▶ ABOUT THIS EXERCISE
Everything from the line with "int mvsgi_conv3d_s2rs_fmt(const void*" to the end of the data below must be returned exactly as it is, and nothing besides.
(DATA SUPPLIED)
int mvsgi_conv3d_f32_out_split(const float* x, const float* w_packed_b3, const float* scale, const float* shift,
                               const float* res, void* y_split, int B, int Cin, int Din, int Hin, int Win, int Cout,
                               int stride, float neg_slope, mvsgi_stream_t stream);
int mvsgi_conv3d_rs16_split(const void* x_split, const void* w_packed_rs, const float* scale, const float* shift, float* y,
                            int B, int D, int H, int W, float neg_slope, mvsgi_stream_t stream);
int mvsgi_conv3d_rs16_split_out_split(const void* x_split, const void* w_packed_rs, const float* scale, const float* shift,
                                      void* y_split, int B, int D, int H, int W, float neg_slope, mvsgi_stream_t stream);
size_t mvsgi_conv3d_s2rs_packed_weight_bytes(void);
int mvsgi_conv3d_s2rs_pack_weights(const float* w_oidhw, const float* scale, void* w_packed, mvsgi_stream_t stream);
int mvsgi_conv3d_s2rs(const void* x_split, const void* w_packed, const float* shift, void* y_split,
                      int B, int D, int H, int W, float neg_slope, mvsgi_stream_t stream);
size_t mvsgi_conv3d_rs_packed_weight_bytes(int Cout, int Cin);
int mvsgi_conv3d_rs_pack_weights(const float* w_oidhw, void* w_packed, int Cout, int Cin, mvsgi_stream_t stream);
size_t mvsgi_act_split_bytes(int B, int C, int D, int H, int W);
int mvsgi_act_f32_to_split(const float* x, void* y_split, int B, int C, int D, int H, int W, mvsgi_stream_t stream);
int mvsgi_act_split_to_f32(const void* x_split, float* y, int B, int C, int D, int H, int W, mvsgi_stream_t stream);
int mvsgi_conv3d_rs_split(const void* x_split, const void* w_packed_rs, const float* scale, const float* shift,
                          const void* res_split, void* y, int y_is_f32, int B, int Cin, int D, int H, int W, int Cout,
                          float neg_slope, mvsgi_stream_t stream);

int mvsgi_conv3d_up2_f32_out_split(const float* x, const void* w_packed, int w_layout, const float* scale, const float* shift,
                                   const float* res, void* y_split, int B, int Cin, int Dl, int Hl, int Wl, int Cout,
                                   float neg_slope, mvsgi_stream_t stream);
int mvsgi_conv3d_up2_poly_split(const void* x_split, const void* plan_dev, const float* scale, const float* shift, void* y_split,
                                int B, int D, int H, int W, float neg_slope, mvsgi_stream_t stream);
size_t mvsgi_conv3d_head_split_packed_weight_bytes(int Cin);
int mvsgi_conv3d_head_split_pack_weights(const float* w_oidhw, void* w_packed, int Cin, mvsgi_stream_t stream);
int mvsgi_conv3d_head_split(const void* x_split, const void* w_packed, float scale, float shift, float* y, int B, int Cin,
                            int D, int H, int W, float neg_slope, mvsgi_stream_t stream);
int mvsgi_conv3d_head_split_pack_weights_f16(const float* w_oidhw, void* w_packed, int Cin, mvsgi_stream_t stream);
int mvsgi_conv3d_head_split_f16(const void* x_split, const void* w_packed, float scale, float shift, float* y, int B, int Cin,
                            int D, int H, int W, float neg_slope, mvsgi_stream_t stream);
size_t mvsgi_conv3d_up2_poly_plan_bytes(int D, int H, int W);
int mvsgi_conv3d_up2_poly_plan(const float* w_oidhw_host, void* plan_host, int D, int H, int W);
int mvsgi_conv3d_up2_poly_f32(const void* x_split, const void* plan_dev, const float* scale, const float* shift, float* y,
                              int B, int D, int H, int W, float neg_slope, mvsgi_stream_t stream);

int mvsgi_act_f32_to_split_fmt(const float* x, void* y_split, int B, int C, int D, int H, int W, int fmt, mvsgi_stream_t stream);
int mvsgi_act_split_to_f32_fmt(const void* x_split, float* y, int B, int C, int D, int H, int W, int fmt, mvsgi_stream_t stream);
int mvsgi_sweep_std_nhwc_valid_split_fmt(const float* feats, const float* grids, const unsigned char* vmask, void* vol_split,
                                         int B, int N, int C, int Hi, int Wi, int D, int Ho, int Wo, int rig_batch, int fmt,
                                         mvsgi_stream_t stream);
int mvsgi_conv3d_f32_out_split_fmt(const float* x, const float* w_packed_b3, const float* scale, const float* shift,
                                   const float* res, void* y_split, int B, int Cin, int Din, int Hin, int Win, int Cout,
                                   int stride, float neg_slope, int fmt, mvsgi_stream_t stream);
int mvsgi_conv3d_rs_pack_weights_fmt(const float* w_oidhw, void* w_packed, int Cout, int Cin, int fmt, mvsgi_stream_t stream);
int mvsgi_conv3d_rs_split_fmt(const void* x_split, const void* w_packed_rs, const float* scale, const float* shift,
                              const void* res_split, void* y, int y_is_f32, int B, int Cin, int D, int H, int W, int Cout,
                              float neg_slope, int fmt, mvsgi_stream_t stream);
int mvsgi_conv3d_rs16_split_fmt(const void* x_split, const void* w_packed_rs, const float* scale, const float* shift, void* y,
                                int y_is_split, int B, int D, int H, int W, float neg_slope, int fmt, mvsgi_stream_t stream);
int mvsgi_conv3d_s2rs_pack_weights_fmt(const float* w_oidhw, const float* scale, void* w_packed, int fmt, mvsgi_stream_t stream);
int mvsgi_conv3d_s2rs_fmt(const void* x_split, const void* w_packed, const float* shift, void* y_split, int B, int D, int H, int W,
                          float neg_slope, float unscale, int fmt, mvsgi_stream_t stream);
int mvsgi_conv3d_s2rs_out_fmt(const void* x_split, const void* w_packed, const float* shift, void* y_split, int B, int D, int H, int W,
                              float neg_slope, float unscale, int fmt, int y_f32p, mvsgi_stream_t stream);
int mvsgi_conv3d_up2_poly_plan_fmt(const float* w_oidhw_host, void* plan_host, int D, int H, int W, int fmt);
int mvsgi_conv3d_up2_poly_fmt(const void* x_split, const void* plan_dev, const float* scale, const float* shift, void* y,
                              int y_is_split, int B, int D, int H, int W, float neg_slope, int fmt, mvsgi_stream_t stream);
int mvsgi_conv3d_up2_poly_wino_pays(int B, int D, int H, int W);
(End DATA SUPPLIED)
▶ ANSWER SECTION
int mvsgi_conv3d_s2rs_fmt(const void* x_split, const void* w_packed, const float* shift, void* y_split, int B, int D, int H, int W,
                          float neg_slope, float unscale, int fmt, mvsgi_stream_t stream);
int mvsgi_conv3d_s2rs_out_fmt(const void* x_split, const void* w_packed, const float* shift, void* y_split, int B, int D, int H, int W,
                              float neg_slope, float unscale, int fmt, int y_f32p, mvsgi_stream_t stream);
int mvsgi_conv3d_up2_poly_plan_fmt(const float* w_oidhw_host, void* plan_host, int D, int H, int W, int fmt);
int mvsgi_conv3d_up2_poly_fmt(const void* x_split, const void* plan_dev, const float* scale, const float* shift, void* y,
                              int y_is_split, int B, int D, int H, int W, float neg_slope, int fmt, mvsgi_stream_t stream);
int mvsgi_conv3d_up2_poly_wino_pays(int B, int D, int H, int W);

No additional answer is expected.